I love that we can move around issues within scikit-hep :)

Me, too, it is great

Andrzej Novak
@andrzejnovak
In hist, how can I rebin on categorical axis?
Andrzej Novak
@andrzejnovak
@henryiii
Hans Dembinski
@HDembinski
@andrzejnovak Rebinning does not make sense on a category axis, since categories are not ordinal
Andrzej Novak
@andrzejnovak
@HDembinski possibly a poor word choice, it's really this problem scikit-hep/hist#211 - merging categories if you will
agoose77
@agoose77:matrix.org
[m]
@andrzejnovak: this is a projection in hist terms
I believe you can do this by some_hist[0:len:sum] IIRC *
It's the sum that's doing the work here (the projection) https://uhi.readthedocs.io/en/latest/indexing.html#slicing
The UHI syntax is really really nice.
Henry Schreiner
@henryiii
If you want to merge arbitrary bins, say [[“one”, “two”], [“three”]], then there’s not a good way to do that, but it’s tricky to write as well; what is the name for the merged bin? Since we depend on Python 3.6+ now, I guess an (ordered) dict could be used; keys would be new bin names, and the values would be collections of bins to merge.
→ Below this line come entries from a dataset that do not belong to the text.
# image-rs/deflate-rs

Measured on AMD Instinct MI355X. Metric: MB/s raw input encoded (Compression::Default) + compressed size vs ref, higher is better.
Workload: dtype u8; 1 GPU; enwik8 = enwik8-like synthetic text (tests/datagen.py text_like; --enwik8 PATH takes the real file): 100000000 bytes per GPU, Compression::Default, stream-exact (P1); bytes_per_gpu=100000000, level=Compression::Default, parallelism=shard1

## Files before the change

### __graft_entry__.py

```python
import os
import subprocess
import sys

ROOT = os.path.dirname(os.path.abspath(__file__))
PKG = os.path.join(ROOT, "deflate-rs_amd")
for p in (PKG, os.path.join(ROOT, "tests")):
    if p not in sys.path:
        sys.path.insert(0, p)


def _have_hipcc():
    return os.path.exists("/opt/rocm/bin/hipcc")


def build():
    env = dict(os.environ)
    lib = os.path.join(PKG, "libmi355deflate.so")
    if _have_hipcc():
        subprocess.check_call(["make", "-C", PKG, "-s"], env=env)
        subprocess.check_call(["make", "-C", PKG, "-s", "debug"], env=env)
    elif not os.path.exists(lib):
        raise RuntimeError("hipcc not found and no prebuilt libmi355deflate.so present")
    subprocess.check_call(["make", "-C", os.path.join(ROOT, "oracle"), "-s"], env=env)
    subprocess.check_call(["make", "-C", os.path.join(ROOT, "tests", "hostsim"), "-s"], env=env)
    subprocess.check_call(["make", "-C", os.path.join(ROOT, "tests", "inflcheck"), "-s"], env=env)
    subprocess.check_call(["make", "-C", os.path.join(ROOT, "tests", "inflwrite"), "-s"], env=env)
    subprocess.check_call(["make", "-C", os.path.join(ROOT, "tests", "infltable"), "-s"], env=env)
    subprocess.check_call(["make", "-C", os.path.join(ROOT, "tests", "inflindex"), "-s"], env=env)
    subprocess.check_call(["make", "-C", os.path.join(ROOT, "tests", "inflmembers"), "-s"], env=env)
    subprocess.check_call(["make", "-C", os.path.join(ROOT, "tests", "inflbig"), "-s"], env=env)
    subprocess.check_call(["make", "-C", os.path.join(ROOT, "tests", "inflseek"), "-s"], env=env)
    subprocess.check_call(["make", "-C", os.path.join(ROOT, "tests", "inflcut"), "-s"], env=env)
    import deflate_amd

    L = deflate_amd.load()
    for name in deflate_amd.EXPORTED:
        getattr(L, name)
    assert L.mi355_deflate_version() >= 100


def smoke():
    import zlib

    import deflate_amd
    import oracle_binding as ob

    pg = os.path.join(ROOT, "tests", "golden", "ref_inputs", "pg11.txt")
    data = open(pg, "rb").read()
    ctx = deflate_amd.Context(0)
    ctx.config(deflate_amd.Context.CFG_STAGE_CLOCKS, 1)
    out = ctx.encode(data, deflate_amd.Compression.Default)
    ref = ob.encode(data, level=ob.DEFAULT)
    assert out == ref, "HIP path differs from the oracle on pg11.txt (%d vs %d bytes)" % (len(out), len(ref))
    d = zlib.decompressobj(-15)
    assert d.decompress(out) + d.flush() == data
    z = ctx.encode(data[:70000], deflate_amd.Compression.Default, wrapper=1)
    assert zlib.decompress(z) == data[:70000]
    assert z == ob.encode(data[:70000], level=ob.DEFAULT, wrapper=1)
    info = ctx.info()
    print("smoke ok: pg11.txt %d -> %d bytes, %d blocks, match %.3f ms" %
          (len(data), len(out), info["n_blocks"], info["match_ms"]))


if __name__ == "__main__":
    build()
# ... 3 lines not shown
```

### deflate-rs_amd/csrc/deflate_batch.inc

```
namespace mi355 {
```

If we had pick, I think it would be easier, you could select each iteration then merge.
Andrzej Novak
@andrzejnovak
I would favour the dict semantics, should be more intuitive and less error-prone than any looping. It's a really common use case for virtually all of my workflows (ptbinned samples need to be separately scaled and then merged) and I've been hesitating on recommending new students to use hist instead of coffea/hist because the current workaround is not trivial
Andrzej Novak
@andrzejnovak
I've run into something strange (wanted to check here before I open an issue). I create a 2D hist and fill it such that entries fall into flow bins. If I access flow bins separately like h[hist.tag.underflow, 1]a value gets returned as expected. If I try to make a projection like h[hist.tag.underflow, ...] I am hit with ValueError: bins > 0 required
Angus Hollands
@agoose77:matrix.org
[m]
@andrzejnovak: what kind of axes do you have?
Andrzej Novak
@andrzejnovak
regular
import hist
import numpy as np
s = hist.tag.Slicer()

w = 1e-2  # e.g. a cross section for a process
x = np.random.normal(loc=0.4, scale=0.4, size=1000)
y = np.random.normal(loc=0.6, scale=0.4, size=1000)

h = hist.Hist(
hist.axis.Regular(3, 0, 1, name="x", label="axis"),
hist.axis.Regular(3, 0, 1, name="y", label="axis"),
hist.storage.Weight()
)
h.fill(x=x, y=y, weight=w)

h[hist.tag.underflow,  ...]
Angus Hollands
@agoose77:matrix.org
[m]
Hmm. I'm not sure on this one 😕
Andrzej Novak
@andrzejnovak
maybe @henryiii can be summoned :)
Andrzej Novak
@andrzejnovak
unrelated: does boost_histogram has a recommended/defined way to serialize/save stuff? I vaguely recall seeing some discussion about it, but don't remember. I am currently writing TH1s to root files, but it feels superfluous since I am reading them back out and converting to numpy arrrays :D
alexander-held
@alexander-held
I'm curious about this too! In particular I'm wondering about a use case where I may be producing many histograms in parallel and would like to save them to a single file. Is this possible, or do I need to first collect them (like coffea if I understand that correctly) and then save all at once?
Henry Schreiner
@henryiii
Currently pickeling is well supported, and quite fast. There’s a plan in the very near future to offer something specific that will even work across boost-histogram for Python and Boost.Histogram C++, but that’s still in planning phase. There also might be Hist-specific support for some other formats, and uproot 4 writing should support boost-histograms.